Search Dogs, Scats, and DNA: A Noninvasive Approach for Monitoring Endangered SpeciesEPA Grant Number: U915998
Title: Search Dogs, Scats, and DNA: A Noninvasive Approach for Monitoring Endangered Species
Investigators: Smith, Deborah A.
Institution: University of Washington - Seattle
EPA Project Officer: Michaud, Jayne
Project Period: January 1, 2001 through January 1, 2004
Project Amount: $90,906
RFA: STAR Graduate Fellowships (2001) RFA Text | Recipients Lists
Research Category: Fellowship - Terrestrial Ecology and Ecosystems , Academic Fellowships , Ecological Indicators/Assessment/Restoration
Endangered species often are rare and difficult to monitor with traditional methods (e.g., trapping, visual surveys) that become less effective as population density decreases. Recent advances in genetic analysis of DNA extracted from feces (scats) offer a potentially effective method for monitoring such species. With specific genetic markers, identification of species, individuals, and sex can be determined from scats, and potentially provide information on population size, sex ratio, home range, distribution, paternity, and kinship. However, for this technique to be successful, scats must be easily found and recovered. The detection of scats in a diversity of habitats may prove difficult. The objective of this research project is to incorporate an innovative and highly effective scat collection technique that uses dogs specifically trained to detect scats from my study species, the San Joaquin kit fox. I have found that these detection dogs were 100 percent accurate (n = 1,298 scats) at distinguishing kit fox scats under field conditions and were significantly more effective at locating scats than were human observers.

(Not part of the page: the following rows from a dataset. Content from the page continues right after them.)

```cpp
static int run_vision_group(vr_model_s* m, const uint8_t* const* dev_imgs_hostarray, int n, int H, int W,
                            const int32_t* rowmap_host , bool first_group, hipStream_t s) {
    const vr_config_t& c = m->c;
    const int P = c.patch_size, gh = H / P, gw = W / P, N = gh * gw;
    const int D = m->D, Dp = m->Dp, E = m->E, Q = m->Q;
    const int M = n * N;
    GridTables* g = nullptr;
    VRCHK(get_grid(m, gh, gw, &g));

    HIPCHK(hipMemcpyAsync(m->w_imgptr.p, dev_imgs_hostarray, (size_t)n * 8, hipMemcpyHostToDevice, s));
    int* cu = (int*)arena_take(m, (size_t)2 * (n + 1) * 4);
    for (int i = 0; i <= n; ++i) { cu[i] = i * N; cu[n + 1 + i] = i * Q; }
    HIPCHK(hipMemcpyAsync(m->w_cu.p, cu, (size_t)2 * (n + 1) * 4, hipMemcpyHostToDevice, s));
    HIPCHK(hipMemcpyAsync(m->w_rowmap.p, rowmap_host, (size_t)n * Q * 4, hipMemcpyHostToDevice, s));
    const int* cu_tok = m->w_cu.as<int>();
    const int* cu_qry = m->w_cu.as<int>() + (n + 1);

    float* h = m->w_hvit.as<float>();
    {
        GemmArgs a = gemm_args(nullptr, 0, m->patch, M, h, Dp);
        a.rowbias = g->vit_pos.as<float>(); a.rowbias_period = N; a.rowbias_ld = Dp; a.rowbias_cols = Dp;
        HIPCHK(launch_patch_embed((const uint8_t* const*)m->w_imgptr.p, n, H, W, P, a, m->Kpe, s));
    }
    if (first_group) VRCHK(tap_store(m, "vit_embed", h, N, D, Dp, false, s));
    const int ldqkv = pad128(3 * D);
    const int vit_hd = c.vit_dim / c.vit_heads;
    const int vit_qscale_n = D % 64 == 0 ? D : 0;
    const float vit_qscale = (1.0f / sqrtf((float)vit_hd)) * 1.44269504088896340736f;
    for (int l = 0; l < c.vit_depth; ++l) {
        const VitBlock& b = m->blocks[l];
        HIPCHK(launch_layernorm(h, M, D, Dp, b.n1w.v.as<float>(), b.n1b.v.as<float>(), c.vit_ln_eps, m->w_xn.p, Dp, s));
        VRCHK(prof_begin(m, VR_PROF_VIT_QKV, s));
        {
            GemmArgs a = gemm_args(m->w_xn.p, Dp, b.qkv, M, m->w_qkv.p, ldqkv);
            a.col_scale = vit_qscale; a.col_scale_n = vit_qscale_n;
            HIPCHK(launch_gemm(a, EPI_BF16, GEMM_VARIANT_AUTO, s));
        }
        VRCHK(prof_end(m, VR_PROF_VIT_QKV, 2.0 * M * D * 3 * D, s));
        {
            AttnArgs a{};
            a.q = m->w_qkv.p; a.ldq = ldqkv;
            a.k = (const char*)m->w_qkv.p + (size_t)D * 2; a.ldk = ldqkv;
            a.v = (const char*)m->w_qkv.p + (size_t)2 * D * 2; a.ldv = ldqkv;
            a.out = m->w_att.p; a.ldo = Dp; a.cu_q = cu_tok; a.cu_kv = cu_tok; a.B = n; a.heads = c.vit_heads;
            a.head_dim = vit_hd; a.max_q = N; a.causal = 0; a.q_shared = 0; a.scale = 1.0f / sqrtf((float)vit_hd); a.q_prescaled = vit_qscale_n > 0;
            VRCHK(prof_begin(m, VR_PROF_VIT_ATTN, s));
            HIPCHK(launch_attention(a, s));
            VRCHK(prof_end(m, VR_PROF_VIT_ATTN, 4.0 * n * (double)N * N * D, s));
        }
        VRCHK(prof_begin(m, VR_PROF_VIT_PROJ, s));
        {
            GemmArgs a = gemm_args(m->w_att.p, Dp, b.proj, M, h, Dp); a.resid = h;
            HIPCHK(launch_gemm(a, EPI_RESID, GEMM_VARIANT_AUTO, s));
        }
        VRCHK(prof_end(m, VR_PROF_VIT_PROJ, 2.0 * M * D * D, s));
        HIPCHK(launch_layernorm(h, M, D, Dp, b.n2w.v.as<float>(), b.n2b.v.as<float>(), c.vit_ln_eps, m->w_xn.p, Dp, s));
        VRCHK(prof_begin(m, VR_PROF_VIT_FC1, s));
        { GemmArgs a = gemm_args(m->w_xn.p, Dp, b.fc1, M, m->w_mlp.p, m->Fp); HIPCHK(launch_gemm(a, EPI_GELU, GEMM_VARIANT_AUTO, s)); }
        VRCHK(prof_end(m, VR_PROF_VIT_FC1, 2.0 * M * D * m->F, s));
        VRCHK(prof_begin(m, VR_PROF_VIT_FC2, s));
        {
            GemmArgs a = gemm_args(m->w_mlp.p, m->Fp, b.fc2, M, h, Dp); a.resid = h;
            HIPCHK(launch_gemm(a, EPI_RESID, GEMM_VARIANT_AUTO, s));
        }
        VRCHK(prof_end(m, VR_PROF_VIT_FC2, 2.0 * M * D * m->F, s));
        if (l == 0 && first_group) VRCHK(tap_store(m, "vit_block0", h, N, D, Dp, false, s));
    }
    HIPCHK(launch_layernorm(h, M, D, Dp, m->vit_nw.v.as<float>(), m->vit_nb.v.as<float>(), c.vit_ln_eps, m->w_xn.p, Dp, s));
    if (first_group) VRCHK(tap_store(m, "vit_out", m->w_xn.p, N, D, Dp, true, s));

    VRCHK(prof_begin(m, VR_PROF_RESAMPLER, s));
    { GemmArgs a = gemm_args(m->w_xn.p, Dp, m->r_kvproj, M, m->w_kv32.p, E); HIPCHK(launch_gemm(a, EPI_F32, GEMM_VARIANT_AUTO, s)); }
    HIPCHK(launch_layernorm(m->w_kv32.as<float>(), M, E, E, m->r_lnkv_w.v.as<float>(), m->r_lnkv_b.v.as<float>(),
                            c.resampler_ln_eps, m->w_xkv.p, E, s));
    {
// ... 377 lines not shown
```

### visrag_amd/csrc/kernels.h

```cpp
#pragma once
#include <hip/hip_runtime.h>
#include <stdint.h>

#include "gemm_warm.h"

namespace vr {

enum GemmEpilogue { EPI_BF16 = 0, EPI_GELU = 1, EPI_F32 = 2, EPI_RESID = 3, EPI_SWIGLU = 4, EPI_ROPE = 5 };
enum GemmVariant { GEMM_VARIANT_GLDS = 0, GEMM_VARIANT_AUTO = 3, GEMM_VARIANT_192 = 7, GEMM_VARIANT_256IL = 9, GEMM_VARIANT_256W = 12,
                   GEMM_VARIANT_192W = 13, GEMM_VARIANT_128W_192 = 14, GEMM_VARIANT_128W_256 = 15 };

struct GemmArgs {
    const void* A; int lda;
    const void* W; int ldw;
    int M, N, K;
    const float* bias;
    const float* resid;
    float alpha;
    void* out; int ldo;
    const int* rowmap;
    const float* rowbias;
    int rowbias_period, rowbias_ld, rowbias_cols;
    const int* rope_pos;
    const float* rope_table;
// ... 82 lines not shown
hipError_t launch_chat_select(const ChatSel& sel, int mode, const float* logits, int ld, int V, const unsigned* seen, int words, float pen,
                              float temperature, int K, int kout, unsigned long long seed, unsigned step, float* lse,
                              unsigned long long* part, float* o_score, int* o_tok, int* o_par, hipStream_t s);
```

The purpose of my research is to validate the use and appropriateness of fecal DNA analysis, and offer a powerful survey method for rare species. My research addresses recovery tasks associated with the distribution, abundance, habitat management, and population genetics of endangered San Joaquin kit foxes. I used detection dogs and fecal DNA analysis to determine the current distribution and abundance of kit foxes in several parts of their range where trapping and spotlighting surveys have been unsuccessful. I found scat surveys using detection dogs to be an effective method for determining kit fox presence and relative abundance in both habitat types used by kit foxes: nonnative grassland, and saltbush scrub. Using the San Joaquin kit fox as a model species, I am directly comparing fecal DNA analyses and radiotelemetry techniques to determine if both methods provide similar data on kit fox population density, sex ratio, social groupings, survival, reproduction, and differential habitat use. Using detection dogs, I collected kit fox scats during the same period as telemetry observations. Preliminary comparison of individual foxes identified from fecal genotyping and direct capture from approximately 10 percent (95/963) of the scats collected in January and February 2002, found 22 unique genotypes. Sixteen of these genotypes match the genotypes of foxes already captured in the study area at all six microsatellite loci as well as sex. The remaining six genotypes found at least two times in 19 scats do not match genotypes for any of the foxes that were trapped in the study area. However, spotlighting in January and February 2002, indicated that there were still many foxes in the study area that had not been trapped and radio collared. This conclusion is supported by the fact that I detected the presence of four foxes by their unique scat genotypes from scats collected in January 2002, before their presence was verified by trapping 8 to 10 months later. I am evaluating whether kit foxes prefer grazed or ungrazed habitat by surveying for scats along appropriate transects on grazed and ungrazed plots. Currently, most of the remaining area inhabited by kit foxes is heavily grazed with unknown consequences. Results from this survey will provide information for habitat restoration and management prescriptions for kit foxes.